# 06 X Trail won't start



## Duggski (Nov 16, 2020)

06 X Trail with 2.0 automatic 
It had been running fine other than just dying while idling at a stop. It happened 3 times over the last few months. I went out one morning and it started but was running rough and there was no response from the accelerator pedal so I shut it off. Then it would start but die when I let off the key. Had it scoped and it was giving 2 codes P2122 and P2127. I have checked the wiring connections and changed the pedal sensor. Now it turns over and sounds like it wants to start but does not. I bought a bluetooth scanner and now after resetting the ECU I'm getting 3 different codes P2138, P2123, and P2122. I'm wondering if its the ECU because it never has gone in safe mode. Any help would be appreciated.


----------



## X-hale (Apr 17, 2017)

Check the engine control fuses in the fuse box under the hood. There are 3 fuses. I had a no start recently with multiple codes and this was the problem. The fuse looked fine but when I pulled it out, one leg was corroded off.
Also cam and crank sensors are a common problem.


----------



## rogoman (Dec 16, 2004)

Duggski said:


> 06 X Trail with 2.0 automatic
> It had been running fine other than just dying while idling at a stop. It happened 3 times over the last few months. I went out one morning and it started but was running rough and there was no response from the accelerator pedal so I shut it off. Then it would start but die when I let off the key. Had it scoped and it was giving 2 codes P2122 and P2127. I have checked the wiring connections and changed the pedal sensor. Now it turns over and sounds like it wants to start but does not. I bought a bluetooth scanner and now after resetting the ECU I'm getting 3 different codes P2138, P2123, and P2122. I'm wondering if its the ECU because it never has gone in safe mode. Any help would be appreciated.
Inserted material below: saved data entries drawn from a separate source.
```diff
@@ -2222,6 +2237,8 @@
   return (ring && gl < 64 && (long long)k * a.row_vecs <= 8 * gl) ? gl : 64;
 }
 
+static int narrow_group_lanes(const LookupArgs& a) { return a.out_eid ? 64 : packed_group_lanes(a, a.k, true); }
+
 template <bool RING>
 static int launch_lookup(LookupArgs a, hipStream_t stream, hipEvent_t ev_start, hipEvent_t ev_stop,
                          const UpdateArgs* side = nullptr, int side_stage = 0, unsigned side_blocks = 0) {
@@ -2243,7 +2260,7 @@
     if (ride) TGMX_LAUNCH_TIMED((recency_lookup_kernel<RING, VEC_, SMALL_, true>), grid, block, lds, stream, ev_start, ev_stop, a, u); \
     else TGMX_LAUNCH_TIMED((recency_lookup_kernel<RING, VEC_, SMALL_, false>), grid, block, lds, stream, ev_start, ev_stop, a, u);     \
   } while (0)
-  const int gl_any = a.out_eid ? 64 : packed_group_lanes(a, a.k, true);
+  const int gl_any = narrow_group_lanes(a);
   static const bool packed_hop0 = !(getenv("TGMX_PACKED_HOP0") && atoi(getenv("TGMX_PACKED_HOP0")) == 0);
   const int gl = (a.grp.groups == 0 || packed_hop0) ? gl_any : 64;
   static const bool tile_on = !(getenv("TGMX_TILE") && atoi(getenv("TGMX_TILE")) == 0);
@@ -3263,12 +3280,21 @@
 
 static long long ring_entries(const tgmx_recency_step_t* s) { return s->n <= 0 ? 0 : (s->directed ? s->n : 2 * s->n); }
 
+static bool plan_acct_inline(const tgmx_recency_step_t* s, int h, bool fused) {
+  if (h < 0 || h >= s->n_hops || h >= TGMX_MAX_HOPS || s->k[h] <= 0) return false;
+  if (fused && h < 2) return true;
+  LookupArgs a{};
+  a.B = s->B; a.D = s->D; a.k = s->k[h]; a.edge_x = s->ring_x; a.out_x = s->out_x[h]; a.out_eid = s->out_eid[h];
+  if (prepare_lookup(a, a.out_x, a.k) < 0) return false;
+  return narrow_group_lanes(a) == 64;
+}
+
 extern "C" int tgmx_recency_step_plan(const tgmx_recency_step_t* s) {
   if (!s) return 0;
   const long long S = hop0_seed_count(s);
   const bool fused = plan_fuse01(s, S);
   const RiderPlan p = plan_riders(ring_entries(s), s->n_hops, S, fused, s->indptr == nullptr);
-  return (fused ? TGMX_PLAN_FUSED01 : 0) | p.stage[0] << 4 | p.stage[1] << 8 | (int)p.blocks[0] << 12 | (int)p.blocks[1] << 17 |
+  return (fused ? TGMX_PLAN_FUSED01 : 0) | (plan_acct_inline(s, s->timed_hop, fused) ? TGMX_ACCT_INLINE : 0) | p.stage[0] << 4 | p.stage[1] << 8 | (int)p.blocks[0] << 12 | (int)p.blocks[1] << 17 |
          (p.pcap / 512) << 22 | p.after << 24;
 }
 
@@ -3377,6 +3403,7 @@
     a.k1 = k1; a.out_nid1 = s->out_nid[1]; a.out_ts1 = s->out_ts[1]; a.out_x1 = s->out_x[1];
     a.out_valid = s->out_valid[0]; a.out_valid1 = s->out_valid[1];
     a.out_valid_prev = s->out_valid_prev[0]; a.out_valid_prev1 = s->out_valid_prev[1];
+    a.out_acct = s->out_acct[0]; a.out_acct1 = s->out_acct[1];
     a.out_eid = s->out_eid[0]; a.out_eid1 = s->out_eid[1];
     a.S = S; a.k = k0; a.allow_pad = 0;
     const bool timed = s->timed_hop == 0 || s->timed_hop == 1;
@@ -3405,7 +3432,7 @@
     LookupArgs a = step_lookup_args(s);
     if (h == 0) a.grp = grp;
     a.seeds = cur_n; a.qtimes = cur_t; a.out_nid = s->out_nid[h]; a.out_ts = s->out_ts[h]; a.out_x = s->out_x[h];
-    a.out_valid = s->out_valid[h]; a.out_valid_prev = s->out_valid_prev[h];
+    a.out_valid = s->out_valid[h]; a.out_valid_prev = s->out_valid_prev[h]; a.out_acct = s->out_acct[h];
     a.out_eid = s->out_eid[h];
     a.S = S; a.k = k; a.allow_pad = h > 0;
     a.cursor = csr ? reinterpret_cast<long long*>(s->csr_cursor) : nullptr;
diff --git a/tgm_amd/hooks/recency.py b/tgm_amd/hooks/recency.py
--- a/tgm_amd/hooks/recency.py
+++ b/tgm_amd/hooks/recency.py
@@ -30,6 +30,15 @@
 
 
 _NULL = _NullCtx()
+
+
+class AcctField:
+
+    def __init__(self, words: Tensor, col: int) -> None:
+        self._words, self._shift = words, 21 * col
+
+    def sum(self) -> Tensor:
+        return ((self._words >> self._shift) & 0x1FFFFF).sum()
 
 
 def _on_device(device: torch.device):
@@ -541,17 +550,32 @@
 
             st.n, st.n_hops = n_edges, L
             st.guard_seed_errors = 1 if self._validate == 'sync' else 0
+            words = None
+            if timer is not None:
+                plan = lib.tgmx_recency_step_plan(st)
+                hops = [0, 1] if self.profile_hop in (0, 1) and plan & _native.PLAN_FUSED01 else [self.profile_hop]
+                if plan & _native.ACCT_INLINE:
+                    words = torch.empty(sum(out_n[h].shape[0] for h in hops), dtype=torch.int64, device=device)
+                    at = words.data_ptr()
+                    for h in hops:
+                        st.out_acct[h] = at
+                        at += 8 * out_n[h].shape[0]
             rc = lib.tgmx_recency_step(st, stream)
+            if words is not None:
+                for h in hops:
+                    st.out_acct[h] = None
             if rc:
                 _native.check(rc, 'tgmx_recency_step')
             if self._validate == 'sync':
                 self.check()
             del keep
             if timer is not None:
-                hops = [0, 1] if self.profile_hop in (0, 1) and self.fuses_first_hops() else [self.profile_hop]
-                counts = torch.empty(len(hops), dtype=torch.int64, device=device)
-                for i, h in enumerate(hops):
-                    torch.sum((out_n[h] != -1).view(-1), dim=0, dtype=torch.int64, out=counts[i])
+                if words is not None:
+                    counts = AcctField(words, 0)
+                else:
+                    counts = torch.empty(len(hops), dtype=torch.int64, device=device)
+                    for i, h in enumerate(hops):
+                        torch.sum((out_n[h] != -1).view(-1), dim=0, dtype=torch.int64, out=counts[i])
                 self.profile_log.append((timer, [(out_seed_n[h].shape[0], self._num_nbrs[h]) for h in hops], counts, None))
         if by_id:
             from ..core.lazy import EdgeFeaturesById
diff --git a/tgm_amd/pipeline.py b/tgm_amd/pipeline.py
--- a/tgm_amd/pipeline.py
+++ b/tgm_amd/pipeline.py
@@ -14,7 +14,7 @@
 from .hooks.dedup import DeduplicationHook
 from .hooks.edge_list import SampledEdgeListHook
 from .hooks.negatives import RandomNegativeEdgeSamplerHook
-from .hooks.recency import RecencyNeighborHook
+from .hooks.recency import AcctField, RecencyNeighborHook
 
 _ROLE_KEYS = {
     False: {'edge_src': (_native.SEED_SRC, 'edge_time'), 'edge_dst': (_native.SEED_DST, 'edge_time'), 'neg': (_native.SEED_NEG, 'neg_time')},
@@ -34,7 +34,7 @@
 
 class _Slot:
 
-    __slots__ = ('out', 'attrs', 'nbr_nids', 'post', 'post_bufs', 'valid', 'watch', 'base')
+    __slots__ = ('out', 'attrs', 'nbr_nids', 'post', 'post_bufs', 'valid', 'prev', 'watch', 'base')
 
 
 class _OutputSet:
@@ -174,7 +174,6 @@
             take(f'nx{hop}', 0 if nbr._by_id else 4 * S * k * D)
             take(f'eid{hop}', 4 * S * k if nbr._by_id else 0)
             take(f'nv{hop}', 4 * S)
-            take(f'nvp{hop}', 4 * S)
             total_ids += S * k
             S *= k
         if self._dedup is not None:
@@ -269,9 +268,9 @@
             else:
                 nx = view(f'nx{hop}', torch.float32, S, k, D)
             if self._delta and not by_id:
-                o, op = off[f'nv{hop}'], off[f'nvp{hop}']
-                nv = (buf[o:o + 4 * S].view(torch.int32), buf[op:op + 4 * S].view(torch.int32))
-                out.out_valid[hop], out.out_valid_prev[hop] = nv[0].data_ptr(), nv[1].data_ptr()
+                o = off[f'nv{hop}']
+                nv = buf[o:o + 4 * S].view(torch.int32)
+                out.out_valid[hop] = nv.data_ptr()
                 valid.append(nv)
             out.out_nid[hop], out.out_ts[hop], out.out_x[hop] = nid.data_ptr(), nts.data_ptr(), (0 if by_id else nx.data_ptr())
             seed_n.append(cur_n)
@@ -290,7 +289,7 @@
             watch.append(mask[key])
         attrs.update(seed_nids=seed_n, seed_times=seed_ts, nbr_nids=nbr_n, nbr_edge_time=nbr_t, nbr_edge_x=nbr_x, seed_node_nbr_mask=mask)
         sl.out, sl.attrs, sl.nbr_nids, sl.valid = out, attrs, nbr_n, valid
-        sl.post = sl.post_bufs = None
+        sl.post = sl.post_bufs = sl.prev = None
         if self._dedup is not None:
             sl.post, sl.post_bufs = self._make_post(os_, n, share, nbr_n)
         sl.watch, sl.base = watch, None
@@ -438,6 +437,7 @@
         if nbr.profile_hop is not None and nbr._calls % nbr.profile_every == 0 and nbr.profile_pool:
             timer = nbr.profile_pool.pop()
             out.timed_hop, out.ev_start, out.ev_stop = nbr.profile_hop, timer.start, timer.stop
+            acct = self._begin_timed(slot)
         asy = self._async
         if asy is not None and timer is None:
             tk = ctypes.c_uint64()
@@ -450,11 +450,14 @@
             stream = _native.stream_ptr(self._device.index)
             self._order_behind_worker()
             rc = self._lib.tgmx_pipeline_step(pipe, lo, n, call, out, slot.post, stream)
+            if timer is not None:
+                for h in acct[0]:
+                    out.out_acct[h] = out.out_valid_prev[h] = None
             if rc:
                 _native.check(rc, 'tgmx_pipeline_step')
         if timer is not None:
             out.timed_hop = -1
-            self._log_timed(timer, slot)
+            self._log_timed(timer, slot, acct)
         if nbr._validate == 'sync':
             self._since_check += 1
             if not self._static_ok[0] or self._since_check >= _STATUS_READ_EVERY:
@@ -528,24 +531,47 @@
             edge = (bad_src | bad_dst) if nbr._mode == 'ring' else torch.zeros_like(bad_src)
             return (True, idx(seed), idx(arr.ts < 0), idx(edge))
 
-    def _log_timed(self, timer, slot: _Slot) -> None:
-        nbr = self._nbr
+    def _begin_timed(self, slot: _Slot) -> tuple:
+        nbr, out = self._nbr, slot.out
         st = self._pipe.step
         st.n_groups, st.S0 = 0, slot.attrs['seed_nids'][0].shape[0]
         for h in range(len(nbr._num_nbrs)):
-            st.out_x[h] = slot.out.out_x[h]
-        fused = bool(self._lib.tgmx_recency_step_plan(st) & 1)
-        hops = [0, 1] if nbr.profile_hop in (0, 1) and fused else [nbr.profile_hop]
+            st.out_x[h], st.out_eid[h] = out.out_x[h], out.out_eid[h]
+        st.timed_hop = nbr.profile_hop
+        plan = self._lib.tgmx_recency_step_plan(st)
+        st.timed_hop = -1
+        hops = [0, 1] if nbr.profile_hop in (0, 1) and plan & _native.PLAN_FUSED01 else [nbr.profile_hop]
+        if plan & _native.ACCT_INLINE:
+            rows = [slot.nbr_nids[h].shape[0] for h in hops]
+            words = torch.empty(sum(rows), dtype=torch.int64, device=self._device)
+            at = words.data_ptr()
+            for h, r in zip(hops, rows):
+                out.out_acct[h] = at
+                at += 8 * r
+            return hops, words
+        if slot.valid:
+            if slot.prev is None:
+                slot.prev = [torch.zeros_like(v) for v in slot.valid]
+            for h in hops:
+                out.out_valid_prev[h] = slot.prev[h].data_ptr()
+        return hops, None
+
+    def _log_timed(self, timer, slot: _Slot, acct: tuple) -> None:
+        nbr = self._nbr
+        hops, words = acct
+        shapes = [(slot.attrs['seed_nids'][h].shape[0], nbr._num_nbrs[h]) for h in hops]
+        if words is not None:
+            nbr.profile_log.append((timer, shapes, AcctField(words, 0), AcctField(words, 1) if slot.valid else None))
+            return
         parts = torch.empty((len(hops), _native.ACCOUNTING_PARTIALS, 3), dtype=torch.int64, device=self._device)
         stream = _native.stream_ptr(self._device.index)
         for i, h in enumerate(hops):
             ids = slot.nbr_nids[h]
-            sp = slot.valid[h] if slot.valid else None
-            _native.check(self._lib.tgmx_lookup_accounting(ids.data_ptr(), ids.numel(), sp[1].data_ptr() if sp is not None else None,
-                                                           sp[0].data_ptr() if sp is not None else None, ids.shape[0], parts[i].data_ptr(), stream),
+            sp = (slot.prev[h], slot.valid[h]) if slot.valid else None
+            _native.check(self._lib.tgmx_lookup_accounting(ids.data_ptr(), ids.numel(), sp[0].data_ptr() if sp is not None else None,
+                                                           sp[1].data_ptr() if sp is not None else None, ids.shape[0], parts[i].data_ptr(), stream),
                           'tgmx_lookup_accounting')
-        nbr.profile_log.append((timer, [(slot.attrs['seed_nids'][h].shape[0], nbr._num_nbrs[h]) for h in hops], _Counts(parts, 0),
-                                _Counts(parts, 1) if slot.valid else None))
+        nbr.profile_log.append((timer, shapes, _Counts(parts, 0), _Counts(parts, 1) if slot.valid else None))
 
 
 class _Counts:
```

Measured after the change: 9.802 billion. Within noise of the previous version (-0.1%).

Your original problem is a common problem with random engine shutdowns caused by a marginal camshaft position sensor or a marginal crankshaft position sensor. Most of the time when this happens, the "check engine light" never comes on; subsequently when performing an ECU code readout, there was no fault code set. There's been many members here on the forum that have had problems similar to yours and the fix was replacing those two sensors.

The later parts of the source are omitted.